Interesting thing to note, your sense of taste and your physiological response to spice are two different things. There are (many) times where I eat something "spicy," and I'll sweat. But I don't taste the spice.

[–] Contramuffin@lemmy.world 4 points 1 week ago* (last edited 1 week ago)

Realistically, most of the antibiotic resistance issues actually arise from antibiotic usage in farm animals. Turns out you get better and fatter growth if you microdose animals with antibiotics. Plus there's the added benefit that you don't need to care as much about animal hygiene or illnesses if they're just always on antibiotics. Of course, that's the perfect circumstance for promoting antibiotic resistance. And at the current massive scale of animal farming, antibiotic resistance spreads quickly.

But, you know, that's an acceptable cost when you consider all the shareholder value that you create by having slightly fatter animals.

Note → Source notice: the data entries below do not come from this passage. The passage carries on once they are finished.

diff --git a/piano_a2s_amd/csrc/a2s_internal.h b/piano_a2s_amd/csrc/a2s_internal.h
--- a/piano_a2s_amd/csrc/a2s_internal.h
+++ b/piano_a2s_amd/csrc/a2s_internal.h
@@ -41,7 +41,15 @@
     const float* a_shift, int period, const float* dz_absmax, const float* a_absmax, float* ws, size_t ws_bytes);
 extern int a2s_tallk_wgrad_on;
 extern int a2s_tallk_wgrad_max_splits;
+extern int a2s_tallk_pack_once;
 long a2s_tallk_wgrad_launches(void);
+long a2s_tallk_pack_launches(void);
+long a2s_tallk_packed_launches(void);
+size_t a2s_tallk_pack_bytes_impl(int rows, int cols);
+int a2s_tallk_pack_impl(hipStream_t st, const float* x, long col_off, long ld, int rows, int cols, const float* bound, void* planes);
+size_t a2s_tallk_wgrad_packed_ws_bytes_impl(int M, int n_blocks, int K);
+int a2s_tallk_wgrad_packed_impl(hipStream_t st, int M, int n_blocks, int K, const void* planes, const float* A, long lda, float* G, long ldg, int transposed,
+                                float* bias, const float* p_absmax, const float* a_absmax, float* ws, size_t ws_bytes, bool callers_planes);
 size_t a2s_tallk_wgrad_ws_bytes_impl(int M, int Np, int K);
 bool a2s_tallk_wgrad_ok(int M, int Np, int K, long ldp, long lda, long ldg, int transposed, const void* P, const void* A, const void* G, const void* bias);
 int a2s_tallk_wgrad_impl(hipStream_t st, int M, int Np, int K, const float* P, long ldp, const float* A, long lda, float* G, long ldg, int transposed,
diff --git a/piano_a2s_amd/csrc/a2s_linear.hip b/piano_a2s_amd/csrc/a2s_linear.hip
--- a/piano_a2s_amd/csrc/a2s_linear.hip
+++ b/piano_a2s_amd/csrc/a2s_linear.hip
@@ -636,6 +636,10 @@
 int a2s_tallk_wgrad_max_splits = 0;
 static long long g_tallk_launches = 0;
 long a2s_tallk_wgrad_launches(void) { return (long)__atomic_load_n(&g_tallk_launches, __ATOMIC_RELAXED); }
+int a2s_tallk_pack_once = 1;
+static long long g_tallk_pack_launches = 0, g_tallk_packed_launches = 0;
+long a2s_tallk_pack_launches(void) { return (long)__atomic_load_n(&g_tallk_pack_launches, __ATOMIC_RELAXED); }
+long a2s_tallk_packed_launches(void) { return (long)__atomic_load_n(&g_tallk_packed_launches, __ATOMIC_RELAXED); }
 
 static int tallk_splits(int M, int Np, int K) {
     const int tiles = (K / LIN_BM) * (Np / 256), nblk = (M + 63) / 64;
@@ -652,27 +656,45 @@
     return a2s_tallk_wgrad_on && M >= 64 && Np >= 256 && Np % 256 == 0 && Np <= 2048 && K >= LIN_BM && K % LIN_BM == 0 && K <= 4096 && ldp >= Np && lda >= K &&
            lda % 4 == 0 && ldg % 4 == 0 && ldg >= (transposed ? Np : K) && (((uintptr_t)P | (uintptr_t)A | (uintptr_t)G | (uintptr_t)bias) % 16 == 0);
 }
+size_t a2s_tallk_pack_bytes_impl(int rows, int cols) {
+    if (rows < 1 || cols < 256 || cols % 256) return 0;
+    return (size_t)(cols / 256) * (2 * (size_t)((rows + 63) / 64)) * 16 * 2 * 1024;
+}
+int a2s_tallk_pack_impl(hipStream_t st, const float* x, long col_off, long ld, int rows, int cols, const float* bound, void* planes) {
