template <int MODE, bool RC, bool C2 = false>
__global__ void __launch_bounds__(RX_NT, 4) k_rx_p1(ReadsView rv, const uint64_t *__restrict__ kmers_in, int64_t n_in,
                                                 IndexView iv, RxView rx, int k, int64_t tile_begin, uint32_t n_src)
{
    constexpr bool PACKED = MODE == MODE_PACKED;
#ifndef RX_P1_STAGE_EARLY
#define RX_P1_STAGE_EARLY 1
#endif
    constexpr bool STAGE_EARLY = PACKED && !RC && RX_P1_STAGE_EARLY != 0;
    constexpr int TM = (MODE == MODE_KMERS || PACKED) ? MODE_UNIFORM : MODE;
    constexpr int S = TM == MODE_RECORDS ? 4 : 16;
    constexpr int R = RX_KPT / S;
    using Smem = typename std::conditional<PACKED, TilePackedSmem, TileSmem<S>>::type;
    using Raw = typename std::conditional<PACKED, TilePackedRaw, TileRaw>::type;
    __shared__ Smem sm[2];
    __shared__ uint64_t sbuf[RX_B];
    __shared__ __attribute__((aligned(8))) uint32_t s_cnt[RX_MAXF + 2 + 64];
    __shared__ uint32_t s_base[RX_MAXF + 1], s_wave[4];
#ifndef RX_P1_INCDIV
#define RX_P1_INCDIV 1
#endif
    constexpr bool INCDIV = RX_P1_INCDIV != 0 && !RC && MODE == MODE_PACKED;
    __shared__ uint4 s_qr[4];
    const int tid = threadIdx.x, half = tid >> 8, ltid = tid & 255;
    const int wave_s = __builtin_amdgcn_readfirstlane(tid >> 6);
    if (INCDIV && tid < 4) {
        uint32_t r;
        const uint64_t qc = fastdiv_m31((uint64_t)tid << (2 * (k - 1)), (uint32_t)iv.modulo, iv.magic, &r);
        s_qr[tid] = make_uint4(r, (uint32_t)qc, (uint32_t)(qc >> 32), 0u);
    }
    TileConst tc;
    tc.kmask = 0; tc.bmask = 0; tc.aligned = false;
    if (MODE != MODE_KMERS) {
        sm[half].lut[ltid] = rv.lut[ltid];
        tc = tile_const(rv, k);
    }
    constexpr uint32_t X = RC ? 2u : 1u;
    const int F1 = (int)rx.F1;
    uint32_t lookups = 0;
    const int sh = rx.w + rx.f2;
    const uint32_t spare = rx_spare_key();
    RX_PT_DECL;
#ifndef RX_P1_NO_PREFETCH
    constexpr bool PREFETCH = R == 1 && MODE != MODE_KMERS;
#else
    constexpr bool PREFETCH = false;
#endif
    Raw pw[R];
    if (tid <= F1)
        s_cnt[tid] = 0;
    if (tid == 0)
        s_cnt[RX_NT] = 0;
    __syncthreads();
    auto load_tile = [&](int64_t tile, Raw &raw) {
        if constexpr (PACKED)
            tile_packed_load<C2>(rv, tile, ltid, raw);
        else
            tile_load_vec<S, TM, C2>(rv, tc, tile, ltid, raw);
    };
#ifndef RX_P1_CHUNKED
#define RX_P1_CHUNKED 0
#endif
    const uint32_t sb_per = (n_src + gridDim.x - 1) / gridDim.x;
    const uint32_t sb_first = RX_P1_CHUNKED ? blockIdx.x * sb_per : blockIdx.x;
    const uint32_t sb_end = RX_P1_CHUNKED ? (sb_first + sb_per < n_src ? sb_first + sb_per : n_src) : n_src;
    const uint32_t sb_step = RX_P1_CHUNKED ? 1u : gridDim.x;
    for (uint32_t sb = sb_first; sb < sb_end; sb += sb_step) {
        uint64_t q[RX_KPT];
        uint32_t valid = 0;
        TileWin win;
        win.lo = win.hi = 0;
        if (MODE == MODE_KMERS) {
#pragma unroll
            for (int i = 0; i < RX_KPT; ++i) {
                const int64_t idx = (int64_t)sb * RX_B + i * RX_NT + tid;
                q[i] = 0;
                if (idx < n_in) {
                    q[i] = __builtin_nontemporal_load(&kmers_in[idx]);
                    valid |= 1u << i;
                }
            }
        } else {
            if constexpr (STAGE_EARLY) {
                const int64_t tile = tile_begin + ((int64_t)sb * 2 + half);
                if (sb == sb_first) {
                    load_tile(tile, pw[0]);
                    tile_packed_stage<C2>(rv, tile, sm[half], ltid, pw[0]);
                    __syncthreads();
                }
                valid = tile_packed_fetch(rv, tc, tile, sm[half], q, ltid, &win);
                if (sb + sb_step < sb_end)
                    load_tile(tile_begin + ((int64_t)(sb + sb_step) * 2 + half), pw[0]);
            } else {
            if (!PREFETCH || sb == sb_first) {
#pragma unroll
                for (int r = 0; r < R; ++r)
                    load_tile(tile_begin + ((int64_t)sb * 2 + half) * R + r, pw[r]);
            }
#pragma unroll
            for (int r = 0; r < R; ++r) {
                uint64_t qq[S];
                const int64_t tile = tile_begin + ((int64_t)sb * 2 + half) * R + r;
                uint32_t v;
                if constexpr (PACKED)
                    v = tile_packed_kmers<false, C2>(rv, tc, tile, k, sm[half], qq, ltid, pw[r], &win);
                else
                    v = r == 0 ? tile_kmers<S, TM, false, C2>(rv, tc, tile, k, sm[half], qq, ltid, pw[r], &win)
                               : tile_kmers<S, TM, true, C2>(rv, tc, tile, k, sm[half], qq, ltid, pw[r]);
#pragma unroll
                for (int j = 0; j < S; ++j)
                    q[r * S + j] = qq[j];
                valid |= v << (r * S);
            }
            if (PREFETCH && sb + sb_step < sb_end) {
#pragma unroll
                for (int r = 0; r < R; ++r)
                    load_tile(tile_begin + ((int64_t)(sb + sb_step) * 2 + half) * R + r, pw[r]);
            }
            }
        }
        lookups += (uint32_t)__popc(valid) * X;
        RX_PT(0);
        if (RC) {
            uint64_t x[RX_KPT];
            auto fwd = [&](int i) {
                uint32_t c;
                x[i] = rx_pack(iv, sh, q[i], &c);
                return ((valid >> i) & 1u) ? c : spare;
            };
            rx_sort_emit<RX_RB1, true, true, RX_NT, true, decltype(fwd), RxNoHook, 0, true>(
                x, fwd, F1, sbuf, s_cnt, s_base, s_wave, rx.buf1 + (size_t)sb * 2 * RX_B,
                rx.start1 + (size_t)sb * 2 * (size_t)(F1 + 1) RX_PT_ARG2, RxNoHook(), RX_KPT, wave_s);
            auto rev = [&](int i) {
                uint32_t c;
                x[i] = rx_pack(iv, sh, revcomp(q[i], k), &c);
                return ((valid >> i) & 1u) ? c : spare;
            };
            rx_sort_emit<RX_RB1, MODE == MODE_KMERS, true, RX_NT, true, decltype(rev), RxNoHook, 0, true>(
                x, rev, F1, sbuf, s_cnt, s_base, s_wave, rx.buf1 + ((size_t)sb * 2 + 1) * RX_B,
                rx.start1 + ((size_t)sb * 2 + 1) * (size_t)(F1 + 1) RX_PT_ARG2, RxNoHook(), RX_KPT, wave_s);
        } else {
            uint32_t qlo = 0, qhi = 0, rem = 0;
            const uint32_t M32 = (uint32_t)iv.modulo, Ml = M32 & 0xFFFFu, Mh = M32 >> 16;
            const uint32_t nb = (uint32_t)((win.lo >> (2 * k)) | (win.hi << (64 - 2 * k)));
            uint4 e_nx = make_uint4(0u, 0u, 0u, 0u);
            auto fwd = [&](int i) {
                if constexpr (INCDIV && R == 1) {
                    const uint4 e = e_nx;
                    if (i + 1 < RX_KPT) {
                        uint32_t c = (nb >> (2 * i)) & 3u;
                        asm("" : "+v"(c) : "v"(rem));
                        e_nx = s_qr[c];
                    }
                    if (i == 0) {
                        const uint64_t quot = fastdiv_m31(win.lo & tc.kmask, M32, iv.magic, &rem);
                        qlo = (uint32_t)quot;
                        qhi = (uint32_t)(quot >> 32);
                    } else {
                        const uint32_t t = qlo & 3u;
                        uint32_t th = __umul24(t, Mh);
                        asm("" : "+v"(th));
                        const uint32_t y = ((__umul24(t, Ml) + rem) >> 2) + (th << 14);
                        const uint32_t r2 = y + e.x;
                        uint32_t nlo, nhi;
                        asm("v_alignbit_b32 %0, %3, %2, 2\n\t"
                            "v_lshrrev_b32 %1, 2, %3\n\t"
                            "v_cmp_le_u32 vcc, %6, %7\n\t"
                            "v_addc_co_u32 %0, vcc, %0, %4, vcc\n\t"
                            "v_addc_co_u32 %1, vcc, %1, %5, vcc"
                            : "=&v"(nlo), "=&v"(nhi)
                            : "v"(qlo), "v"(qhi), "v"(e.y), "v"(e.z), "s"(M32), "v"(r2)
                            : "vcc");
                        qlo = nlo;
                        qhi = nhi;
                        rem = r2 - M32 < r2 ? r2 - M32 : r2;
                    }
                    q[i] = ((((uint64_t)qhi << 32) | qlo) << sh) | (uint64_t)(rem & ((1u << sh) - 1u));
                    return ((valid >> i) & 1u) ? rem >> sh : spare;
                } else {
                    uint32_t c;
                    q[i] = rx_pack(iv, sh, q[i], &c);
                    return ((valid >> i) & 1u) ? c : spare;
                }
            };
            auto post = [&]() {
                if constexpr (STAGE_EARLY) {
                    if (sb + sb_step < sb_end)
                        tile_packed_stage<C2>(rv, tile_begin + ((int64_t)(sb + sb_step) * 2 + half), sm[half], ltid, pw[0]);
                }
            };
            rx_sort_emit<RX_RB1, MODE == MODE_KMERS, true, RX_NT, true, decltype(fwd), RxNoHook, 0, true, decltype(post)>(
                q, fwd, F1, sbuf, s_cnt, s_base, s_wave, rx.buf1 + (size_t)sb * RX_B,
                rx.start1 + (size_t)sb * (size_t)(F1 + 1) RX_PT_ARG2, RxNoHook(), RX_KPT, wave_s, post,
                RX_PROBE_P1W ? rx.probe + (size_t)sb * RX_B : nullptr, RX_PROBE_P1W);
        }
    }
#ifdef RX_PT_P1
    RX_PT_END(iv, 10);
#endif
    rx_stat_add(iv, 0, lookups);
    rx_stat_add(iv, KMM_STAT_RX_P1, lookups);
}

Funny thing is, antibiotic resistance is an energetically costly adaptation, and studies show that as long as you drop antibiotic usage below a certain amount, evolution would actually favor deleting antibiotic resistance genes. In other words, if we stopped using antibiotics on farm animals, a large amount of antibiotic resistance would just evaporate basically overnight. Then realize that that would never happen with our current governments

[–] Contramuffin@lemmy.world 11 points 1 week ago (1 children)

My understanding is that rice doesn't need to be soaking in water, either, but it helps with the weeds, since rice can survive the water but not other plants

[–] Contramuffin@lemmy.world 2 points 1 week ago* (last edited 1 week ago)

I've encountered that issue. Check your GPU settings. It seems on some GPU's, the default voltage is too low. So if you run any game that taxes the GPU too much, it'll just crash and require a hard reboot. The solution is to either lower your GPU clocks or raise your GPU voltage. There was a post on Lemmy a while back that I've saved. Let me try to dig it up...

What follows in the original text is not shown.